### YOUR TASK
Work out how many lines of the data hold the string "volatile", and reply with that number alone.

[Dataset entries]
···

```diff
diff --git a/alpro_amd/csrc/attn_tile.hpp b/alpro_amd/csrc/attn_tile.hpp
--- a/alpro_amd/csrc/attn_tile.hpp
+++ b/alpro_amd/csrc/attn_tile.hpp
@@ -64,6 +64,36 @@
   return (((uint64_t)(r0 / Tn + lg) * H + h) * Tn - (uint64_t)(lg * Tn)) * Tn + (uint64_t)(ql - lg * Tn);
 }
 
+template <typename T> struct ClsSplit;
+template <> struct ClsSplit<f16_t> { static constexpr int NS = 2; static constexpr float C1 = 2048.f, C2 = 1.f; };
+template <> struct ClsSplit<bf16_t> { static constexpr int NS = 3; static constexpr float C1 = 1.f, C2 = 1.f; };
+template <typename T> __device__ __forceinline__ void cls_split(float x, float& p0, float& p1, float& p2) {
+  p0 = quantize<T>(x);
+  const float r1 = (x - p0) * ClsSplit<T>::C1;
+  p1 = quantize<T>(r1);
+  p2 = ClsSplit<T>::NS == 3 ? quantize<T>((r1 - p1) * ClsSplit<T>::C2) : 0.f;
+}
+template <typename T> struct ClsTrunc;
+template <> struct ClsTrunc<f16_t> { static constexpr uint32_t MASK = 0xFFFFE000u; };
+template <> struct ClsTrunc<bf16_t> { static constexpr uint32_t MASK = 0xFFFF0000u; };
+__device__ __forceinline__ float and_bits(float x, uint32_t m) { return __builtin_bit_cast(float, __builtin_bit_cast(uint32_t, x) & m); }
+
+template <typename T> __device__ __forceinline__ float cls_join(float v0, float v1, float v2) {
+  float r = fmaf(v1, 1.0f / ClsSplit<T>::C1, v0);
+  if (ClsSplit<T>::NS == 3) r = fmaf(v2, 1.0f / (ClsSplit<T>::C1 * ClsSplit<T>::C2), r);
+  return r;
+}
+
+template <int N> __device__ __forceinline__ float dpp_from_above(float v) {
+  return __builtin_bit_cast(float, __builtin_amdgcn_update_dpp(0, __builtin_bit_cast(int, v), 0x100 + N, 0xf, 0xf, true));
+}
+template <int N> __device__ __forceinline__ float dpp_from_below(float v) {
+  return __builtin_bit_cast(float, __builtin_amdgcn_update_dpp(0, __builtin_bit_cast(int, v), 0x110 + N, 0xf, 0xf, true));
+}
+
+template <int N> __device__ __forceinline__ void wait_vmcnt() { asm volatile("s_waitcnt vmcnt(%0)" ::"n"(N) : "memory"); }
+__device__ __forceinline__ void wait_lgkmcnt0() { asm volatile("s_waitcnt lgkmcnt(0)" ::: "memory"); }
+
 template <typename T> __device__ __forceinline__ void store_quad(T* dst, const float* v) {
   if constexpr (sizeof(T) == 4) {
     *(float4*)dst = make_float4(v[0], v[1], v[2], v[3]);
diff --git a/alpro_amd/csrc/common.hpp b/alpro_amd/csrc/common.hpp
--- a/alpro_amd/csrc/common.hpp
+++ b/alpro_amd/csrc/common.hpp
@@ -232,6 +232,8 @@
                   uint32_t drop_seed, const float* cls_q, int cls_group, float* cls_out, hipStream_t st);
 int attn_long_bwd(const void* qkv, const void* out, const void* dout, const float* lse, void* dqkv, int dtype, int batch, int L, int H, float scale,
                   const float* key_bias, float drop_p, uint32_t drop_seed, hipStream_t st);
+int attn_fwd_q16(const void* qkv, void* out, int dtype, int batch, int L, int H, float scale, float* lse, const float* cls_q, int cls_group, float* cls_out,
+                 hipStream_t st);
 int attn_temporal_any_fwd(const void* qkv, void* out, int dtype, int64_t rows, int T, int H, float scale, float* lse, float drop_p, uint32_t drop_seed,
                           hipStream_t st);
 int attn_temporal_any_bwd(const void* qkv, const void* out, const void* dout, const float* lse, void* dqkv, int dtype, int64_t rows, int T, int H,
@@ -248,7 +250,7 @@
     h = blk - b * H;
   }
 }
-enum { OPT_GEMM_TILE = 0, OPT_GEMM_GRID = 1, OPT_GEMM_TUNE = 2, OPT_TN_SPLITS = 3, OPT_TN_KIND = 4, OPT_GEMM_TAIL = 5, OPT_ATTN_BWD = 6, OPT_ATTN_ORDER = 7, OPT_GEMM_KIND = 8, OPT_CU_BUDGET = 9, OPT_LN_GRID = 10, OPT_GEMM_SCHED = 11, OPT_GEMM_EPI = 12, OPT_COUNT = 13 };
+enum { OPT_GEMM_TILE = 0, OPT_GEMM_GRID = 1, OPT_GEMM_TUNE = 2, OPT_TN_SPLITS = 3, OPT_TN_KIND = 4, OPT_GEMM_TAIL = 5, OPT_ATTN_BWD = 6, OPT_ATTN_ORDER = 7, OPT_GEMM_KIND = 8, OPT_CU_BUDGET = 9, OPT_LN_GRID = 10, OPT_GEMM_SCHED = 11, OPT_GEMM_EPI = 12, OPT_ATTN_FWD_KIND = 13, OPT_COUNT = 14 };
 int get_option(int which);
 int get_stream_option(int which, hipStream_t st);
 
diff --git a/alpro_amd/csrc/runtime.hip b/alpro_amd/csrc/runtime.hip
--- a/alpro_amd/csrc/runtime.hip
+++ b/alpro_amd/csrc/runtime.hip
@@ -17,8 +17,8 @@
 }
 
 namespace {
-const char* const kOptNames[OPT_COUNT] = {"gemm_tile", "gemm_grid", "gemm_tune", "tn_splits", "tn_kind", "gemm_tail", "attn_bwd", "attn_order", "gemm_kind", "cu_budget", "ln_grid", "gemm_sched", "gemm_epi"};
-const char* const kOptEnv[OPT_COUNT] = {"ALPRO_GEMM_TILE", "ALPRO_GEMM_GRID", "ALPRO_GEMM_TUNE", "ALPRO_TN_SPLITS", "ALPRO_TN_KIND", "ALPRO_GEMM_TAIL", "ALPRO_ATTN_BWD", "ALPRO_ATTN_ORDER", "ALPRO_GEMM_KIND", "ALPRO_CU_BUDGET", "ALPRO_LN_GRID", "ALPRO_GEMM_SCHED", "ALPRO_GEMM_EPI"};
+const char* const kOptNames[OPT_COUNT] = {"gemm_tile", "gemm_grid", "gemm_tune", "tn_splits", "tn_kind", "gemm_tail", "attn_bwd", "attn_order", "gemm_kind", "cu_budget", "ln_grid", "gemm_sched", "gemm_epi", "attn_fwd_kind"};
+const char* const kOptEnv[OPT_COUNT] = {"ALPRO_GEMM_TILE", "ALPRO_GEMM_GRID", "ALPRO_GEMM_TUNE", "ALPRO_TN_SPLITS", "ALPRO_TN_KIND", "ALPRO_GEMM_TAIL", "ALPRO_ATTN_BWD", "ALPRO_ATTN_ORDER", "ALPRO_GEMM_KIND", "ALPRO_CU_BUDGET", "ALPRO_LN_GRID", "ALPRO_GEMM_SCHED", "ALPRO_GEMM_EPI", "ALPRO_ATTN_FWD_KIND"};
 int g_opts[OPT_COUNT];
 bool option_allowed(int which, int value) {
   if (which == OPT_GEMM_TUNE) return value >= 0 && value <= 2;
@@ -30,7 +30,7 @@
   OptInit() {
     for (int i = 0; i < OPT_COUNT; ++i) {
       const char* e = getenv(kOptEnv[i]);
-      const int dflt = (i == OPT_GEMM_TUNE || i == OPT_GEMM_TAIL || i == OPT_ATTN_BWD || i == OPT_GEMM_KIND || i == OPT_GEMM_SCHED || i == OPT_GEMM_EPI) ? 1
+      const int dflt = (i == OPT_GEMM_TUNE || i == OPT_GEMM_TAIL || i == OPT_ATTN_BWD || i == OPT_GEMM_KIND || i == OPT_GEMM_SCHED || i == OPT_GEMM_EPI || i == OPT_ATTN_FWD_KIND) ? 1
                        : i == OPT_TN_KIND ? 2
                                           : 0;
       g_opts[i] = e ? atoi(e) : dflt;
diff --git a/alpro_amd/hip.py b/alpro_amd/hip.py
--- a/alpro_amd/hip.py
+++ b/alpro_amd/hip.py
@@ -150,7 +150,7 @@
     return lib
 
 
-_OPTION_DEFAULTS = {"gemm_tile": 0, "gemm_grid": 0, "gemm_tune": 1, "tn_splits": 0, "tn_kind": 2, "gemm_tail": 1, "attn_bwd": 1, "attn_order": 0, "gemm_kind": 1, "cu_budget": 0, "ln_grid": 0, "gemm_sched": 1, "gemm_epi": 1}
+_OPTION_DEFAULTS = {"gemm_tile": 0, "gemm_grid": 0, "gemm_tune": 1, "tn_splits": 0, "tn_kind": 2, "gemm_tail": 1, "attn_bwd": 1, "attn_order": 0, "gemm_kind": 1, "cu_budget": 0, "ln_grid": 0, "gemm_sched": 1, "gemm_epi": 1, "attn_fwd_kind": 1}
 _option_values = {}
 
 
```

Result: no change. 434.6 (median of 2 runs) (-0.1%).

···

### FINAL ANSWER
2